Task directions: In the records that follow, show each line where the word "getattr" is present.

Exercise data:

diff --git a/traffic-context-augmented-vehicle-trajectory-prediction-framework-using-multimodal-llm_amd/capi.py b/traffic-context-augmented-vehicle-trajectory-prediction-framework-using-multimodal-llm_amd/capi.py
--- a/traffic-context-augmented-vehicle-trajectory-prediction-framework-using-multimodal-llm_amd/capi.py
+++ b/traffic-context-augmented-vehicle-trajectory-prediction-framework-using-multimodal-llm_amd/capi.py
@@ -14,6 +14,14 @@
 W_FRAG16 = 1
 
 c_void_p, c_int, c_int64, c_float = ctypes.c_void_p, ctypes.c_int, ctypes.c_int64, ctypes.c_float
+
+
+class GemmNnArgs(ctypes.Structure):
+
+    _fields_ = [("A", c_void_p), ("X", c_void_p), ("C", c_void_p), ("lda", c_int64), ("ldx", c_int64), ("ldc", c_int64),
+                ("M", c_int), ("N", c_int), ("K", c_int), ("a_dtype", c_int), ("x_dtype", c_int), ("out_dtype", c_int),
+                ("batch", c_int), ("batch_inner", c_int), ("sAo", c_int64), ("sAi", c_int64), ("sXo", c_int64), ("sXi", c_int64),
+                ("sCo", c_int64), ("sCi", c_int64)]
 
 
 class GemmArgs(ctypes.Structure):
@@ -242,6 +250,8 @@
                            c_void_p],
     "tcavt_gemm_f32_strided": [c_void_p, c_int64, c_int64, c_void_p, c_int64, c_int64, c_void_p, c_void_p, c_int64,
                                c_void_p, c_int64, c_int, c_int, c_int, c_int, c_void_p, c_int64, c_void_p],
+    "tcavt_gemm_f32_strided_rowsum": [c_void_p, c_int64, c_int64, c_void_p, c_int64, c_int64, c_void_p, c_int64, c_int, c_int, c_int,
+                                      c_int, c_void_p, c_int, c_void_p, c_int64, c_void_p],
     "tcavt_transpose16": [c_void_p, c_int64, c_void_p, c_int64, c_int, c_int, c_int, c_int, c_int64, c_int64, c_int, c_void_p],
     "tcavt_transpose_f32_bf16": [c_void_p, c_int64, c_void_p, c_int64, c_int, c_int, c_int, c_void_p],
     "tcavt_colsum": [c_void_p, c_int64, c_int, c_void_p, c_int, c_int, c_int, c_void_p, c_int64, c_void_p],
@@ -273,6 +283,9 @@
     "tcavt_gqa_rope_bwd_pack": [c_void_p, c_void_p, c_void_p, c_void_p, c_int64, c_int, c_int, c_int, c_int, c_void_p],
     "tcavt_wgrad_tn": [c_void_p, c_int64, c_int, c_int, c_void_p, c_int64, c_int, c_void_p, c_int64, c_int, c_int, c_int, c_int,
                        c_void_p, c_int, c_int, c_float, c_void_p],
+    "tcavt_gemm_tn": [c_void_p, c_int64, c_int, c_int, c_void_p, c_int64, c_int, c_void_p, c_int64, c_int, c_int, c_int, c_void_p,
+                      c_int, c_void_p],
+    "tcavt_gemm_nn": [ctypes.POINTER(GemmNnArgs), c_void_p],
     "tcavt_lora_wgrad_a": [c_void_p, c_void_p, c_int, c_float, c_void_p, c_void_p, c_void_p, c_int64, c_int, c_int, c_float,
                            ctypes.c_uint64, ctypes.c_uint32, ctypes.c_uint32, c_int, c_void_p],
     "tcavt_clip_grad_norm": [c_void_p, c_int64, c_float, c_float, c_void_p, c_void_p],
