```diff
@@ -364,14 +364,14 @@
         self.res, self.scales, self.sr, self.ops = resolution, scales, sampling_ratio, ops
         self.k_min = -math.log2(scales[0]); self.k_max = -math.log2(scales[-1])
 
-    def forward(self, feats, boxes):
+    def forward(self, feats, boxes, n_live=None):
         if boxes.is_cuda and boxes.dtype == torch.float32 and hasattr(self.ops, "roi_levels") and not os.environ.get("VIDO_NO_ROI_LEVELS"):
             lvl = self.ops.roi_levels(boxes, self.k_min, self.k_max)
         else:
             area = (boxes[:, 2] - boxes[:, 0] + 1) * (boxes[:, 3] - boxes[:, 1] + 1)
             lvl = torch.floor(4 + torch.log2(torch.sqrt(area) / 224 + 1e-6)).clamp(min=self.k_min, max=self.k_max).to(torch.int64) - int(self.k_min)
         if isinstance(feats, FpnMaps):
-            return self.ops.roi_align_fpn_nhwc(feats.nhwc, boxes, lvl, (self.res, self.res), self.scales, self.sr)
+            return self.ops.roi_align_fpn_nhwc(feats.nhwc, boxes, lvl, (self.res, self.res), self.scales, self.sr, n_live)
         if hasattr(self.ops, "roi_align_fpn") and boxes.is_cuda and len(feats) == 4:
             return self.ops.roi_align_fpn(feats, boxes, lvl, (self.res, self.res), self.scales, self.sr)
         rois = torch.cat([boxes.new_zeros((len(boxes), 1)), boxes], 1)
@@ -504,10 +504,10 @@
         for i, ch in enumerate(c.mask_layers, 1):
             setattr(self, "mask_fcn%d" % i, nn.Conv2d(cin, ch, 3, 1, 1)); self.names.append("mask_fcn%d" % i); cin = ch
 
-    def forward(self, feats, boxes):
-        x = self.pooler(feats, boxes)
+    def forward(self, feats, boxes, n_live=None):
+        x = self.pooler(feats, boxes, n_live) if n_live is not None else self.pooler(feats, boxes)
         for n in self.names:
-            x = _conv_bias_relu(getattr(self, n), x, self.pooler.ops if hasattr(self.pooler.ops, "bias_act_") else None)
+            x = _conv_bias_relu(getattr(self, n), x, self.pooler.ops if hasattr(self.pooler.ops, "bias_act_") else None, n_live)
         return x
 
 
@@ -522,10 +522,10 @@
     def forward(self, x):
         return self.mask_fcn_logits(_conv_bias_relu(self.conv5_mask, x, self._ops))
 
-    def selected(self, x, labels):
-        y = _conv_bias_relu(self.conv5_mask, x, self._ops)
+    def selected(self, x, labels, n_live=None):
+        y = _conv_bias_relu(self.conv5_mask, x, self._ops, n_live)
         if self._ops is not None and y.is_cuda and hasattr(self._ops, "mask_logit_select") and not os.environ.get("VIDO_NO_MASK_SELECT") and labels.dtype == torch.int64:
-            return self._ops.mask_logit_select(y.contiguous(), self.mask_fcn_logits, labels.contiguous())
+            return self._ops.mask_logit_select(y.contiguous(), self.mask_fcn_logits, labels.contiguous(), n_live)
         return self.mask_fcn_logits(y).sigmoid()[torch.arange(x.shape[0], device=labels.device), labels][:, None]
 
 
@@ -636,7 +636,7 @@
 
 
 @torch.no_grad()
-def _heads_static(self, feats, logits, deltas, image_hw, cap=None):
+def _heads_static(self, feats, logits, deltas, image_hw, cap=None, confidence=None):
     H, W = image_hw; c = self.config; cap = cap or c.detections_per_img
     fused = self.fused_post and hasattr(self.rpn.ops, "det_select") and c.pre_nms_top_n <= 1024 and c.rpn_min_size <= 0
     proposals, objectness = (self.rpn.proposals_fused if fused else self.rpn.proposals_device)(feats, logits, deltas, (W, H))
@@ -645,8 +645,14 @@
     lg, dl = bh.predictor(bh.feature_extractor(maps, proposals))
     boxes, scores, labels, n_det = (bh.postprocess_fused if fused else bh.postprocess_static)(lg, dl, proposals, (W, H), objectness, cap)
     mh = self.roi_heads.mask
-    masks = mh.predictor.selected(mh.feature_extractor(maps, boxes), labels)
-    return dict(boxes=boxes, scores=scores, labels=labels, masks=masks, n_det=n_det, proposals=proposals, objectness=objectness, n_proposals=(objectness >= 0).sum())
+    out = dict(boxes=boxes, scores=scores, labels=labels, n_det=n_det, proposals=proposals, objectness=objectness, n_proposals=(objectness >= 0).sum())
+    if confidence is not None:
+        order, lab, n_live, n32 = self.rpn.ops.det_order(scores.contiguous(), labels.contiguous(), n_det.reshape(1), confidence, count32=True)
+        out.update(order=order, labels_ordered=lab, n_live=n_live,
+                   masks=mh.predictor.selected(mh.feature_extractor(maps, boxes[order], n32), lab, n32))
+        return out
+    out["masks"] = mh.predictor.selected(mh.feature_extractor(maps, boxes), labels)
+    return out
 
 
 MaskRCNN.fused_post = True
@@ -687,7 +693,11 @@
 def analyse_image_static(net, feats, logits, deltas, out_hw, feed=(1088, 800), confidence=0.8, cap=None, label_mode="class", id_base=None):
     _check_label_mode(label_mode)
     H, W = out_hw
-    out = net.heads_static(feats, logits, deltas, feed, cap)
+    ops = net.rpn.ops
+    c = net.config; ncap = cap or c.detections_per_img
+    fused = net.fused_post and hasattr(ops, "det_select") and c.pre_nms_top_n <= 1024 and c.rpn_min_size <= 0
+    live_first = (hasattr(ops, "det_order") and fused and ncap <= 1024 and feats[0].is_cuda and not os.environ.get("VIDO_NO_DET_ORDER") and not os.environ.get("VIDO_MASK_HEAD_ALL"))
+    out = net.heads_static(feats, logits, deltas, feed, cap, confidence) if live_first else net.heads_static(feats, logits, deltas, feed, cap)
     cap = out["boxes"].shape[0]
     rw, rh = float(W) / feed[1], float(H) / feed[0]
     cache = net.__dict__.setdefault("_const_cache", {})
@@ -695,21 +705,25 @@
     if key not in cache:
         cache[key] = out["boxes"].new_tensor([rw, rh, rw, rh])
     boxes = out["boxes"] * cache[key]
-    ops = net.rpn.ops
     nd = out["n_det"]
-    if hasattr(ops, "det_order") and cap <= 1024 and nd.dtype == torch.int32 and out["labels"].dtype == torch.int64 and not os.environ.get("VIDO_NO_DET_ORDER"):
+    if "order" in out:
+        order, labels, n_live = out["order"], out["labels_ordered"], out["n_live"]
+        masks = out["masks"]
+    elif hasattr(ops, "det_order") and cap <= 1024 and nd.dtype == torch.int32 and out["labels"].dtype == torch.int64 and not os.environ.get("VIDO_NO_DET_ORDER"):
         order, labels, n_live = ops.det_order(out["scores"].contiguous(), out["labels"].contiguous(), nd.reshape(1), confidence)
     else:
         live = (out["scores"] > confidence) & (torch.arange(cap, device=boxes.device) < nd)
         order = torch.sort(torch.where(live, out["scores"], out["scores"].new_full((), -1.0)), descending=True, stable=True)[1]
         labels = torch.where(live, out["labels"], torch.zeros_like(out["labels"]))[order]
         n_live = live.sum()
+    if "order" not in out:
+        masks = out["masks"][order]
     if label_mode == "instance":
         if cap > 255:
             raise ValueError("label_mode='instance': %d slots, ids are u8" % cap)
-        img = ops.mask_instance_image(out["masks"][order], boxes[order], labels, H, W, id_base=id_base)
+        img = ops.mask_instance_image(masks, boxes[order], labels, H, W, id_base=id_base)
     else:
-        img = ops.mask_label_image(out["masks"][order], boxes[order], labels, H, W)
+        img = ops.mask_label_image(masks, boxes[order], labels, H, W)
     return img, labels, n_live, out["n_det"]
 
 
diff --git a/vido-slam_amd/nets/ops.py b/vido-slam_amd/nets/ops.py
--- a/vido-slam_amd/nets/ops.py
+++ b/vido-slam_amd/nets/ops.py
@@ -25,6 +25,13 @@
     @property
     def range_safe_active(self):
         return self._range_safe > 0
+
+    @staticmethod
+    def _live_ptr(n_live):
+        if n_live is None:
+            return None
+        assert n_live.is_cuda and n_live.dtype == torch.int32 and n_live.numel() == 1, "n_live: a one-element int32 device tensor"
+        return C.c_void_p(n_live.data_ptr())
 
     def _adopt_stream(self):
         st = torch.cuda.current_stream().cuda_stream
@@ -48,7 +55,7 @@
         self.ctx._check(self.ctx.lib.vido_bias_act(self.ctx.h, C.c_void_p(x.data_ptr()), C.c_void_p(bias.data_ptr()), N, Cc, H, W, C.c_float(slope)))
         return x
 
-    def deconv2x2_conv(self, conv, x, slope):
+    def deconv2x2_conv(self, conv, x, slope, n_live=None):
         w = conv.weight
         if (tuple(w.shape[2:]) != (2, 2) or tuple(conv.stride) != (2, 2) or tuple(conv.padding) != (0, 0) or tuple(conv.output_padding) != (0, 0) or tuple(conv.dilation) != (1, 1)
                 or conv.groups != 1 or not x.is_cuda or x.dtype != torch.float32 or os.environ.get("VIDO_NO_DECONV_H") or self._range_safe):
@@ -63,18 +70,19 @@
         self.gconv_flops = getattr(self, "gconv_flops", 0.0) + 2.0 * n * cin * cout * 4 * H * W
         self._adopt_stream()
         b = conv.bias
-        self.ctx._check(self.ctx.lib.vido_deconv2x2_bias_act(self.ctx.h, C.c_void_p(x.contiguous().data_ptr()), C.c_void_p(conv._dc_w.data_ptr()), C.c_void_p(b.data_ptr()) if b is not None else None,
-                                                             C.c_void_p(out.data_ptr()), n, cin, cout, H, W, C.c_float(slope)))
-        return out
-
-    def det_order(self, scores, labels, n_det, confidence):
+        self.ctx._check(self.ctx.lib.vido_deconv2x2_bias_act_n(self.ctx.h, C.c_void_p(x.contiguous().data_ptr()), C.c_void_p(conv._dc_w.data_ptr()), C.c_void_p(b.data_ptr()) if b is not None else None,
+                                                               C.c_void_p(out.data_ptr()), n, cin, cout, H, W, C.c_float(slope), self._live_ptr(n_live)))
+        return out
+
+    def det_order(self, scores, labels, n_det, confidence, count32=False):
         assert scores.is_cuda and scores.dtype == torch.float32 and labels.dtype == torch.int64 and n_det.dtype == torch.int32 and scores.is_contiguous() and labels.is_contiguous()
         cap = int(scores.shape[0]); dev = scores.device
         order = torch.empty((cap,), device=dev, dtype=torch.int64); lab = torch.empty((cap,), device=dev, dtype=torch.int64); n_live = torch.empty((), device=dev, dtype=torch.int64)
-        self._adopt_stream()
-        self.ctx._check(self.ctx.lib.vido_det_order(self.ctx.h, C.c_void_p(scores.data_ptr()), C.c_void_p(labels.data_ptr()), C.c_void_p(n_det.data_ptr()), C.c_float(confidence), cap,
-                                                    C.c_void_p(order.data_ptr()), C.c_void_p(lab.data_ptr()), C.c_void_p(n_live.data_ptr())))
-        return order, lab, n_live
+        n32 = torch.empty((1,), device=dev, dtype=torch.int32) if count32 else None
+        self._adopt_stream()
+        self.ctx._check(self.ctx.lib.vido_det_order_n(self.ctx.h, C.c_void_p(scores.data_ptr()), C.c_void_p(labels.data_ptr()), C.c_void_p(n_det.data_ptr()), C.c_float(confidence), cap,
+                                                      C.c_void_p(order.data_ptr()), C.c_void_p(lab.data_ptr()), C.c_void_p(n_live.data_ptr()), C.c_void_p(n32.data_ptr()) if count32 else None))
+        return (order, lab, n_live, n32) if count32 else (order, lab, n_live)
 
     def roi_levels(self, boxes, k_min, k_max):
         assert boxes.is_cuda and boxes.dtype == torch.float32
@@ -84,7 +92,7 @@
         self.ctx._check(self.ctx.lib.vido_roi_levels(self.ctx.h, C.c_void_p(boxes.data_ptr()), n, C.c_float(k_min), C.c_float(k_max), C.c_void_p(out.data_ptr())))
         return out
 
-    def mask_logit_select(self, feat, conv, labels):
+    def mask_logit_select(self, feat, conv, labels, n_live=None):
         assert feat.is_cuda and feat.is_contiguous() and feat.dtype == torch.float32 and labels.dtype == torch.int64 and labels.is_contiguous()
         n, c, H, W = feat.shape; classes = int(conv.weight.shape[0])
         w = conv.weight.reshape(classes, c)
@@ -92,8 +100,8 @@
             w = w.contiguous()
         out = torch.empty((n, 1, H, W), device=feat.device, dtype=torch.float32)
         self._adopt_stream()
-        self.ctx._check(self.ctx.lib.vido_mask_logit_select(self.ctx.h, C.c_void_p(feat.data_ptr()), C.c_void_p(w.data_ptr()), C.c_void_p(conv.bias.data_ptr()) if conv.bias is not None else None,
-                                                            C.c_void_p(labels.data_ptr()), C.c_void_p(out.data_ptr()), int(n), int(c), int(H * W), classes))
+        self.ctx._check(self.ctx.lib.vido_mask_logit_select_n(self.ctx.h, C.c_void_p(feat.data_ptr()), C.c_void_p(w.data_ptr()), C.c_void_p(conv.bias.data_ptr()) if conv.bias is not None else None,
+                                                            C.c_void_p(labels.data_ptr()), C.c_void_p(out.data_ptr()), int(n), int(c), int(H * W), classes, self._live_ptr(n_live)))
         return out
 
     def bias_res_act_(self, x, bias, res, slope):
@@ -298,7 +306,7 @@
                                                                 C.c_void_p(out.data_ptr()), int(N), int(cin), int(cout), int(H), int(W), C.c_float(slope), int(form)))
         return out
 
-    def wino3x3_conv(self, conv, x, slope, weight=None, bias=None):
+    def wino3x3_conv(self, conv, x, slope, weight=None, bias=None, n_live=None):
         w = conv.weight if weight is None else weight
         b = conv.bias if bias is None and weight is None else bias
         if (tuple(w.shape[2:]) != (3, 3) or tuple(conv.stride) != (1, 1) or tuple(conv.padding) != (1, 1) or tuple(conv.dilation) != (1, 1) or conv.groups != 1
@@ -312,7 +320,7 @@
             key = (w.data_ptr(), w._version, str(x.device))
             if getattr(conv, "_c3h_key", None) != key:
                 conv._c3h_w = pack_conv3x3_h(w).to(x.device); conv._c3h_key = key
-            return self.conv3x3_h_bias_act(x.contiguous(), conv._c3h_w, b, int(w.shape[0]), slope)
+            return self.conv3x3_h_bias_act(x.contiguous(), conv._c3h_w, b, int(w.shape[0]), slope, n_live)
         form = self.wino3x3_form(x.shape[0], w.shape[1], w.shape[0], x.shape[2], x.shape[3])
         key = (w.data_ptr(), w._version, str(x.device))
         if getattr(conv, "_wino_key", None) != key:
@@ -321,15 +329,15 @@
             conv._wino_u[form] = pack_wino3x3(w, form).to(x.device)
         return self.wino3x3_bias_act(x.contiguous(), conv._wino_u[form], b, int(w.shape[0]), slope, form)
 
-    def conv3x3_h_bias_act(self, x, w_packed, bias, cout, slope):
+    def conv3x3_h_bias_act(self, x, w_packed, bias, cout, slope, n_live=None):
         assert x.is_cuda and x.is_contiguous() and x.dtype == torch.float32
         N, cin, H, W = x.shape
         assert w_packed.dtype == torch.int16 and w_packed.numel() == 2 * cout * ((cin + 15) // 16 * 16 * 9 + 1), "conv3x3_h: weight not packed by pack_conv3x3_h for this layer"
         out = torch.empty((N, cout, H, W), device=x.device, dtype=torch.float32)
         self.gconv_flops = getattr(self, "gconv_flops", 0.0) + 2.0 * N * cout * cin * 9 * H * W
         self._adopt_stream()
-        self.ctx._check(self.ctx.lib.vido_conv3x3_h_bias_act(self.ctx.h, C.c_void_p(x.data_ptr()), C.c_void_p(w_packed.data_ptr()), C.c_void_p(bias.data_ptr()) if bias is not None else None,
-                                                             C.c_void_p(out.data_ptr()), int(N), int(cin), int(cout), int(H), int(W), C.c_float(slope)))
+        self.ctx._check(self.ctx.lib.vido_conv3x3_h_bias_act_n(self.ctx.h, C.c_void_p(x.data_ptr()), C.c_void_p(w_packed.data_ptr()), C.c_void_p(bias.data_ptr()) if bias is not None else None,
+                                                               C.c_void_p(out.data_ptr()), int(N), int(cin), int(cout), int(H), int(W), C.c_float(slope), self._live_ptr(n_live)))
         return out
 
     def fc_h(self, x, w_packed, bias, outs, slope=1.0):
@@ -531,7 +539,7 @@
         self.ctx._check(self.ctx.lib.vido_nchw_to_nhwc(self.ctx.h, C.c_void_p(x.data_ptr()), B, Cc, H, W, C.c_void_p(out.data_ptr())))
         return out
 
-    def roi_align_fpn_nhwc(self, feats_nhwc, boxes, level, output_size, scales, sampling_ratio):
+    def roi_align_fpn_nhwc(self, feats_nhwc, boxes, level, output_size, scales, sampling_ratio, n_live=None):
         n = boxes.shape[0]; ph, pw = output_size; Cc = feats_nhwc[0].shape[3]
         out = torch.empty((n, Cc, ph, pw), device=boxes.device, dtype=torch.float32)
         if n == 0:
@@ -540,8 +548,8 @@
         fp = (C.c_void_p * 4)(*[f.data_ptr() for f in feats_nhwc]); Hs = (C.c_int * 4)(*[f.shape[1] for f in feats_nhwc]); Ws = (C.c_int * 4)(*[f.shape[2] for f in feats_nhwc])
         sc = (C.c_float * 4)(*[float(x) for x in scales])
         self._adopt_stream()
-        self.ctx._check(self.ctx.lib.vido_roi_align_fpn_nhwc(self.ctx.h, fp, Hs, Ws, sc, Cc, C.c_void_p(boxes.data_ptr()), C.c_void_p(level.data_ptr()), n, ph, pw, sampling_ratio,
-                                                             C.c_void_p(out.data_ptr())))
+        self.ctx._check(self.ctx.lib.vido_roi_align_fpn_nhwc_n(self.ctx.h, fp, Hs, Ws, sc, Cc, C.c_void_p(boxes.data_ptr()), C.c_void_p(level.data_ptr()), n, ph, pw, sampling_ratio,
+                                                               C.c_void_p(out.data_ptr()), self._live_ptr(n_live)))
         return out
 
     def mask_label_image(self, masks, boxes, labels, H, W, thresh=0.5, padding=1):
```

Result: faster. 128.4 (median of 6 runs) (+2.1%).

Solved exercise:
-            x = _conv_bias_relu(getattr(self, n), x, self.pooler.ops if hasattr(self.pooler.ops, "bias_act_") else None)
+            x = _conv_bias_relu(getattr(self, n), x, self.pooler.ops if hasattr(self.pooler.ops, "bias_act_") else None, n_live)
         self.gconv_flops = getattr(self, "gconv_flops", 0.0) + 2.0 * n * cin * cout * 4 * H * W
             if getattr(conv, "_c3h_key", None) != key:
         if getattr(conv, "_wino_key", None) != key:
         self.gconv_flops = getattr(self, "gconv_flops", 0.0) + 2.0 * N * cout * cin * 9 * H * W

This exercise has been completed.